На улице ночь, тошнотворно-теплая, с ее чудовищами; шаги уже давно раздаются за спиной, а обернуться не смеешь, ночь в Сент-Уане; квартал небезопасный.
Филипп беззвучно спросил:
— В котором часу я могу прийти?
— Когда хочешь, начиная с шести часов.
— А есть… есть ли здесь гостиницы?
— Проспект Сент-Уан, только выбирай. Ну, иди.
— Я приду в шесть, — твердо сказал Филипп.

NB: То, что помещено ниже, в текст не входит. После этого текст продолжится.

# julius-speech/julius

Hardware: NVIDIA H100
Metric: frames/sec (xRT) 20k-word triphone decode (higher is better)
Workload: dtype f32

## Files before the change

### julius_b200/csrc/common.cuh

```cuda
#pragma once
#include <cuda_runtime.h>
#include <cstdint>
#include <cstdio>
#include <cstring>
#include <string>
#include <atomic>
#include <vector>
#include "julius_b200.h"

namespace jb200 {

void set_error(const char *fmt, ...);
extern std::atomic<int64_t> g_launches;

static constexpr int ADDLOG_TABLE_N = 500000;
void build_addlog_table(std::vector<float> &tbl);
__device__ __forceinline__ float addlog_step_exact(float y, float x, const float *__restrict__ tbl) {
  if (x > y) { float t = x; x = y; y = t; }
  float tmp = __fsub_rn(x, y);
  if (tmp < __double2float_ru(JB200_LOG_ADDMIN)) return y;
  unsigned int idx = (unsigned int)__dadd_rn(__dmul_rn((double)(-tmp), 33333.3333), 0.5);
  return __fadd_rn(y, __ldg(tbl + idx));
}

struct SpliceSeg { int row0, frame0, carry0, n_carry, n_win; };
struct SpliceMap {
  const SpliceSeg *seg = nullptr;
  int nseg = 0;
  const float *carry = nullptr;
};
__device__ __forceinline__ const float *splice_frame(const SpliceSeg &s, int k, const float *in, const float *carry, int fl) {
  return (k < s.n_carry) ? carry + (size_t)(s.carry0 + k) * fl : in + (size_t)(s.frame0 + k - s.n_carry) * fl;
}

#define JB_CUDA(expr)                                                              \
  do {                                                                             \
    cudaError_t _e = (expr);                                                       \
    if (_e != cudaSuccess) {                                                       \
      jb200::set_error("%s failed: %s (%s:%d)", #expr, cudaGetErrorString(_e), __FILE__, __LINE__); \
      return JB200_ERR_CUDA;                                                       \
    }                                                                              \
  } while (0)

#define JB_RC(expr)                                                                \
  do {                                                                             \
    const int _rc = (expr);                                                        \
    if (_rc != JB200_OK) return _rc;                                               \
  } while (0)

#define JB_LAUNCH_CHECK()                                                          \
  do {                                                                             \
    jb200::g_launches.fetch_add(1, std::memory_order_relaxed);                     \
    cudaError_t _e = cudaGetLastError();                                           \
    if (_e != cudaSuccess) {                                                       \
      jb200::set_error("kernel launch failed: %s (%s:%d)", cudaGetErrorString(_e), __FILE__, __LINE__); \
      return JB200_ERR_CUDA;                                                       \
    }                                                                              \
  } while (0)
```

Он взял свой чемоданчик, закрыл дверь и спустился по лестнице. На площадке четвертого этажа у него брызнули слезы, он забыл взять с собой платок, вытер глаза рукавом, дважды или трижды шмыгнул носом, я не трус. Старый мужлан наверху принял его за труса, его презрение следовало за Филиппом, как взгляд. Они смотрят на меня. Филипп поспешно спустился по последним ступенькам. «Откройте дверь, пожалуйста». Дверь отворилась на мутный тепловатый серенький пейзаж. Филипп нырнул в эти помои. «Я не трус. Только этот гнусный старик так думает. Впрочем, больше не думает, — решил он. — Он больше обо мне не думает, он принялся за работу». Взгляд угас, Филипп ускорил шаги. «Ну что, Филипп? Ты боишься?» — «Я не боюсь, я просто не могу». — «Ты не можешь, Филипп? Ты не можешь?» Он забился в угол. Питто гладил его бедра и грудь, потрогал через рубашку соски, затем двумя пальцами правой руки щелкнул его по губам: «Прощай, Филипп, уходи. Я не люблю трусов». Улица была полна ночными статуями, эти люди прислонились к стенам, они ничего не говорят, не курят и неподвижно смотрят на прохожих увлажненными ночью глазами. Он почти бежал, и сердце его билось все быстрее. «С твоей-то мордой? Да, да, ты маленький трус». Они увидят, они все увидят, он придет, как и другие, прочтет мое имя и скажет: «Смотри-ка! Для богатого сыночка, для юнца это не так уж мало».
Справа от него взрыв света — гостиница. На пороге стоял косоглазый служитель. «Он на меня смотрит?» Филипп пошел медленнее, но сделал лишний шаг и прошел дверь, теперь служитель, должно быть, косится за его спиной; он уже не мог благопристойно вернуться. Служащий ресторана или поединок циклопов. Или вот еще что: беда циклопа. В один прекрасный день он почувствовал неладное, посмотрел в зеркало и увидел перекошенные глаза. Какой ужас! Их невозможно заставить двигаться вместе, один из них привык смотреть отдельно и так и остается особняком. На противоположной стороне была другая гостиница — «Конкарно», маленькое одноэтажное строение. «Может, попробовать туда? А что, если они спросят у меня документы?» Он не решился перейти улицу и двинулся по той же стороне. «Нужна решимость, но сегодня у меня ее нет, старик меня окончательно опустошил; а что, если — подумал он, глядя на вывеску «Кофе, вина, ликеры», — если выпить для храбрости?» Он толкнул дверь.